• WHAT IS NEEDED: Make a word-for-word copy of the entries below from their first line through the line with "const float *__restrict__ weight, const", and add nothing.

[Stored data entries]

━━━━━━━━━━

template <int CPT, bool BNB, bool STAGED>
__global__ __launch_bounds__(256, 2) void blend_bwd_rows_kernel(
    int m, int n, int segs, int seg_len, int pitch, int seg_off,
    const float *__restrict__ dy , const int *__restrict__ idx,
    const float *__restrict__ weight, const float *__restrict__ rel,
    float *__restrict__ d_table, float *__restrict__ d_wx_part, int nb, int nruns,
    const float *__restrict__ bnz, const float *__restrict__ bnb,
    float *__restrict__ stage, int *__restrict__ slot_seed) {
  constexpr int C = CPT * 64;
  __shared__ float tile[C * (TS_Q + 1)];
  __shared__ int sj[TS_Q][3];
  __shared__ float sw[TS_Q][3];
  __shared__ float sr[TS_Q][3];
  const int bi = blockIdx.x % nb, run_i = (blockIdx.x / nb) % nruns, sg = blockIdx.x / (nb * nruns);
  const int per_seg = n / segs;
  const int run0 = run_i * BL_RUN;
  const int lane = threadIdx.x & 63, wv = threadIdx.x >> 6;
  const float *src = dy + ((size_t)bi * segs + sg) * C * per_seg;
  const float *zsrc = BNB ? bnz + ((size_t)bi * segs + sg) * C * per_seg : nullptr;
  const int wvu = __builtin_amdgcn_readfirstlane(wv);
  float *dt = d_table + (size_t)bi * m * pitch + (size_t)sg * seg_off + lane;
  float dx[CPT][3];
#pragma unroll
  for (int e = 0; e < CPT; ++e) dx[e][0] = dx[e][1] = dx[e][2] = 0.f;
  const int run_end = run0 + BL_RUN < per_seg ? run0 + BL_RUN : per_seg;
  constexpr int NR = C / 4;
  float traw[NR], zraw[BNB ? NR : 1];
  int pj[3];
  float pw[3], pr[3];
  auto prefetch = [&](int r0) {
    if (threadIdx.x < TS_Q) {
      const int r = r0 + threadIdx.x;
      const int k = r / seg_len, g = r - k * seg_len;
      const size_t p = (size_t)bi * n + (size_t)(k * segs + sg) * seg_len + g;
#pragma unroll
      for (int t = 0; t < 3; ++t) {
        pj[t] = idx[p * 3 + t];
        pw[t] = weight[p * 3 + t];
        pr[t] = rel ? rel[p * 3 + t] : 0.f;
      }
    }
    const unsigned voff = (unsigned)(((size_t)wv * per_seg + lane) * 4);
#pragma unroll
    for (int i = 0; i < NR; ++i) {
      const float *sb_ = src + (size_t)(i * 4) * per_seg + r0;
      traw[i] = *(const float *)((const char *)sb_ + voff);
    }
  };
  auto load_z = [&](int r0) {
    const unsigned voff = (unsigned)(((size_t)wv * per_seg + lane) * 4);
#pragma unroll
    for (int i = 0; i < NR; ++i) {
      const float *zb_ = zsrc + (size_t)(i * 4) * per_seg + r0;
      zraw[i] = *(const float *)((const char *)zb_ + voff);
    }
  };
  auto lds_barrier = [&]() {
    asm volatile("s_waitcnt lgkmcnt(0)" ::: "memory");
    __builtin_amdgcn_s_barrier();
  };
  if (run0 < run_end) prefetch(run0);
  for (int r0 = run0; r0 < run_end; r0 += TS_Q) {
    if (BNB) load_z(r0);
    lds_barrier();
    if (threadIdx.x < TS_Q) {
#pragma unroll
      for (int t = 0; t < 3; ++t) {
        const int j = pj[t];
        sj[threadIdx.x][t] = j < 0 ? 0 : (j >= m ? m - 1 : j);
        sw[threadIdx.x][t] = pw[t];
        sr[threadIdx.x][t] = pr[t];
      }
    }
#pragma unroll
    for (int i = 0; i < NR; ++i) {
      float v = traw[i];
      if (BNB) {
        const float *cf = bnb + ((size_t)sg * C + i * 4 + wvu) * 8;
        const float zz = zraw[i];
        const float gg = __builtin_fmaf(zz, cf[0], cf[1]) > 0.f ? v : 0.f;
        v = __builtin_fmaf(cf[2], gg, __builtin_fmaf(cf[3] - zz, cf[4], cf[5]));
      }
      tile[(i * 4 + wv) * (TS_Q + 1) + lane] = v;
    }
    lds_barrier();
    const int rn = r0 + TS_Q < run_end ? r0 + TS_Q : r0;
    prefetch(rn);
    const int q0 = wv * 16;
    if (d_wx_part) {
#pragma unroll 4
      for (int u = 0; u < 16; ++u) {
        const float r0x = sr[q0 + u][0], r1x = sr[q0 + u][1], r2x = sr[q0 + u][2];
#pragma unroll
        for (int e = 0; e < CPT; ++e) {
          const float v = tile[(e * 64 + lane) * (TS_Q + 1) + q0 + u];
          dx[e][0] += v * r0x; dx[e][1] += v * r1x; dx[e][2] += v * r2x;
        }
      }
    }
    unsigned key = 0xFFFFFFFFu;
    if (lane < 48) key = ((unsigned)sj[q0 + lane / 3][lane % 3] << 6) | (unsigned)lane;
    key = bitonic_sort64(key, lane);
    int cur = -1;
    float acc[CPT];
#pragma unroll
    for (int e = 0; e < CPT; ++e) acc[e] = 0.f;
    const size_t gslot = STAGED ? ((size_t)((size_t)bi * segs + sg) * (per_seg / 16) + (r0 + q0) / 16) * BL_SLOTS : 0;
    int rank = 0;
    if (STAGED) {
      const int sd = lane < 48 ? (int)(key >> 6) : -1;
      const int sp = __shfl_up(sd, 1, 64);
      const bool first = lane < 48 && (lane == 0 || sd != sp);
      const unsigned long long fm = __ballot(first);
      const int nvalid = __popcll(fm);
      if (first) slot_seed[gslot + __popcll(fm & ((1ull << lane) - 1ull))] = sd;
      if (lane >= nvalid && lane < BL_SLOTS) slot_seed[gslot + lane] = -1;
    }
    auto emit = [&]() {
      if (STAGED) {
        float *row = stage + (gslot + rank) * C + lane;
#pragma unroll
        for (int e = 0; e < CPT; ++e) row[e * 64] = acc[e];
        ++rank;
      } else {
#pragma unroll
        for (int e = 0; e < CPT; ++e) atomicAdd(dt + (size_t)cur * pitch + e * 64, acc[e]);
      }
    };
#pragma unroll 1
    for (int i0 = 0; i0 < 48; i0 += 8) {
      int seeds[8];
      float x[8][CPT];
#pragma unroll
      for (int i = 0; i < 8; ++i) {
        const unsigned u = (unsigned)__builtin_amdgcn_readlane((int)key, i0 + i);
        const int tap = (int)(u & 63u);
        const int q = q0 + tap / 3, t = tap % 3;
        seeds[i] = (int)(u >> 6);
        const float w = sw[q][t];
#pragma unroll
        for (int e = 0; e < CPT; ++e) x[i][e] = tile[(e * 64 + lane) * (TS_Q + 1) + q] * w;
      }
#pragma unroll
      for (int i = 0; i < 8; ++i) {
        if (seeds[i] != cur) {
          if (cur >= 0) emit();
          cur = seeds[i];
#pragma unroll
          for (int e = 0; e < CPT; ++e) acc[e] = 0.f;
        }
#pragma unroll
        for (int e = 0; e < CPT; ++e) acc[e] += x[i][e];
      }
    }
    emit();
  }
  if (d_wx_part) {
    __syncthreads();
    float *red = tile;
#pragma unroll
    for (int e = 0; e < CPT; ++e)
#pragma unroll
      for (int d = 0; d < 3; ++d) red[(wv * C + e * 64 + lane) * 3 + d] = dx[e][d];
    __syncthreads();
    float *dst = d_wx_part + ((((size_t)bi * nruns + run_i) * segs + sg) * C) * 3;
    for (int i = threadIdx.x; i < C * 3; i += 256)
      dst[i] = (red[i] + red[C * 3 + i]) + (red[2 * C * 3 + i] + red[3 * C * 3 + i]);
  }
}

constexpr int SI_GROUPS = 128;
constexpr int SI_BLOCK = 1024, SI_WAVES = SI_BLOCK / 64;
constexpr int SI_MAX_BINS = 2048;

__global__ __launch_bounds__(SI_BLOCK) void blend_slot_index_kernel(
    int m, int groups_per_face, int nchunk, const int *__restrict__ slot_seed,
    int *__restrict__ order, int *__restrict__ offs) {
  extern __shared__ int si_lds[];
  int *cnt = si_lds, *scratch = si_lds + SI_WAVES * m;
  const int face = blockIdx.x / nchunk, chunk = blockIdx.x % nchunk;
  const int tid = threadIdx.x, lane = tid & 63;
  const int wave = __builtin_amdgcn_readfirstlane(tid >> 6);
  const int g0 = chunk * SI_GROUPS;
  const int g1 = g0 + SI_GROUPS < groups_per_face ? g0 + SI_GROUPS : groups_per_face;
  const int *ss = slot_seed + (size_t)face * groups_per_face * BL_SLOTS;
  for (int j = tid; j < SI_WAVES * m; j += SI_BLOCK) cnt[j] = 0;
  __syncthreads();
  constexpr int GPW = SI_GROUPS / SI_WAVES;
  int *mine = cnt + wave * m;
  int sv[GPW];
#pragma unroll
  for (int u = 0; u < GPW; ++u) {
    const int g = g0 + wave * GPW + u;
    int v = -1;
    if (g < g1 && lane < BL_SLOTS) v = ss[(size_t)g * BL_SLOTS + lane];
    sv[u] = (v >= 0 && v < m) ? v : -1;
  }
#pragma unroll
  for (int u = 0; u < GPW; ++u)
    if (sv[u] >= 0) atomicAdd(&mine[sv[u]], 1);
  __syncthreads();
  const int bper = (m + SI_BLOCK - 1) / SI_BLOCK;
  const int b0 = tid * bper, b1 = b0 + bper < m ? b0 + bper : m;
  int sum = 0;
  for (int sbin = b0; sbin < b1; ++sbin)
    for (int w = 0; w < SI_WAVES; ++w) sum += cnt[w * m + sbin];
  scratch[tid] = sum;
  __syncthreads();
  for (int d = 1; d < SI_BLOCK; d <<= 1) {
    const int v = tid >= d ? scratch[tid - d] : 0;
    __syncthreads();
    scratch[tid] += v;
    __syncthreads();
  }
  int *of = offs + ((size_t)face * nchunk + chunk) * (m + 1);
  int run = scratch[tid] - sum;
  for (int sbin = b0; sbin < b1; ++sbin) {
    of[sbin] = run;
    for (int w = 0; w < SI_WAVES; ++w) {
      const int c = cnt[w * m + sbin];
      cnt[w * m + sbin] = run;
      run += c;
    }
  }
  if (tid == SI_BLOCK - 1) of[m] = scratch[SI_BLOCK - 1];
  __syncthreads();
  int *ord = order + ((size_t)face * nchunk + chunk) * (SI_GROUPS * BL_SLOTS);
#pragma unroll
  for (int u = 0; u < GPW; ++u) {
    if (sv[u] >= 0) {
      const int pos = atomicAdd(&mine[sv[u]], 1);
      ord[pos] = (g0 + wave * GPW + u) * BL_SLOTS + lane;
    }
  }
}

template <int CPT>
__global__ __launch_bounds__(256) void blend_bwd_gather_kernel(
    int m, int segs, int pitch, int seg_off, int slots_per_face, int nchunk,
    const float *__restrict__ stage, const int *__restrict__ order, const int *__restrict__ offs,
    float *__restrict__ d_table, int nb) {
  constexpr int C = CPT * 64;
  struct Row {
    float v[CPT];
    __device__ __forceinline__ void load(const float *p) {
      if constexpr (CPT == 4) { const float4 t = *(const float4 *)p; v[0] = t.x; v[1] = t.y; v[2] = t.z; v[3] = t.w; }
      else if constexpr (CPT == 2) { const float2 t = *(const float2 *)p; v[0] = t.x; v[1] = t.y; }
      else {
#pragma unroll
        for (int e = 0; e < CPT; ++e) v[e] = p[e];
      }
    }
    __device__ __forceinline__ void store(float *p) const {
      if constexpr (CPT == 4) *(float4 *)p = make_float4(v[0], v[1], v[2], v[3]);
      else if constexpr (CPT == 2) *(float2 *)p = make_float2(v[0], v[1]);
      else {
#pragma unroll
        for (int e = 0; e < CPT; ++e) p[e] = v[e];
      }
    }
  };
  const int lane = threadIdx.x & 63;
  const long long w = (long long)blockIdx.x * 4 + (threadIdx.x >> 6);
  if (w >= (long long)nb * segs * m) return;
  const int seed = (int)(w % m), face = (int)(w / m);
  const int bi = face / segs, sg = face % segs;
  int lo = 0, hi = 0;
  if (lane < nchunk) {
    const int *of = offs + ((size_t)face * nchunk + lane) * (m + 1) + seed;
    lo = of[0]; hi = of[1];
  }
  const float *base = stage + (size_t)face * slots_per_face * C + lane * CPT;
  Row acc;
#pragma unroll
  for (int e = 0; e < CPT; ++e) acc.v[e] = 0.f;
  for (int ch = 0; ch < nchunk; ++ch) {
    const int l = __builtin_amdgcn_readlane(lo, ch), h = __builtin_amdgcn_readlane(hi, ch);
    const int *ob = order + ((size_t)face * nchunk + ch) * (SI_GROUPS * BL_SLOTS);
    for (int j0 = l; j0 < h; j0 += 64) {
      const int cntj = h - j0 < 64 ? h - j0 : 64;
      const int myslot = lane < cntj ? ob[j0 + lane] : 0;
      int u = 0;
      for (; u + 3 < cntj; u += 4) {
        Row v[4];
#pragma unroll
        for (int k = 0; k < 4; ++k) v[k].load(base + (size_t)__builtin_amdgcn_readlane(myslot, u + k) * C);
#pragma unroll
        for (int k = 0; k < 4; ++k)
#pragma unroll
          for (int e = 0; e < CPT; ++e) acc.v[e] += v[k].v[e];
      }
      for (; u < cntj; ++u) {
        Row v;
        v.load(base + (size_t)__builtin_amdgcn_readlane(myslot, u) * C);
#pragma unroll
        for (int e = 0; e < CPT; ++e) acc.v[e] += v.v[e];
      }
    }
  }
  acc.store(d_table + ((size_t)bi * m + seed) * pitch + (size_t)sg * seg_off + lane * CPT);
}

━━━━━━━━━━

• RESULT OF THIS TASK:
template <int CPT, bool BNB, bool STAGED>
__global__ __launch_bounds__(256, 2) void blend_bwd_rows_kernel(
    int m, int n, int segs, int seg_len, int pitch, int seg_off,
    const float *__restrict__ dy , const int *__restrict__ idx,
    const float *__restrict__ weight, const float *__restrict__ rel,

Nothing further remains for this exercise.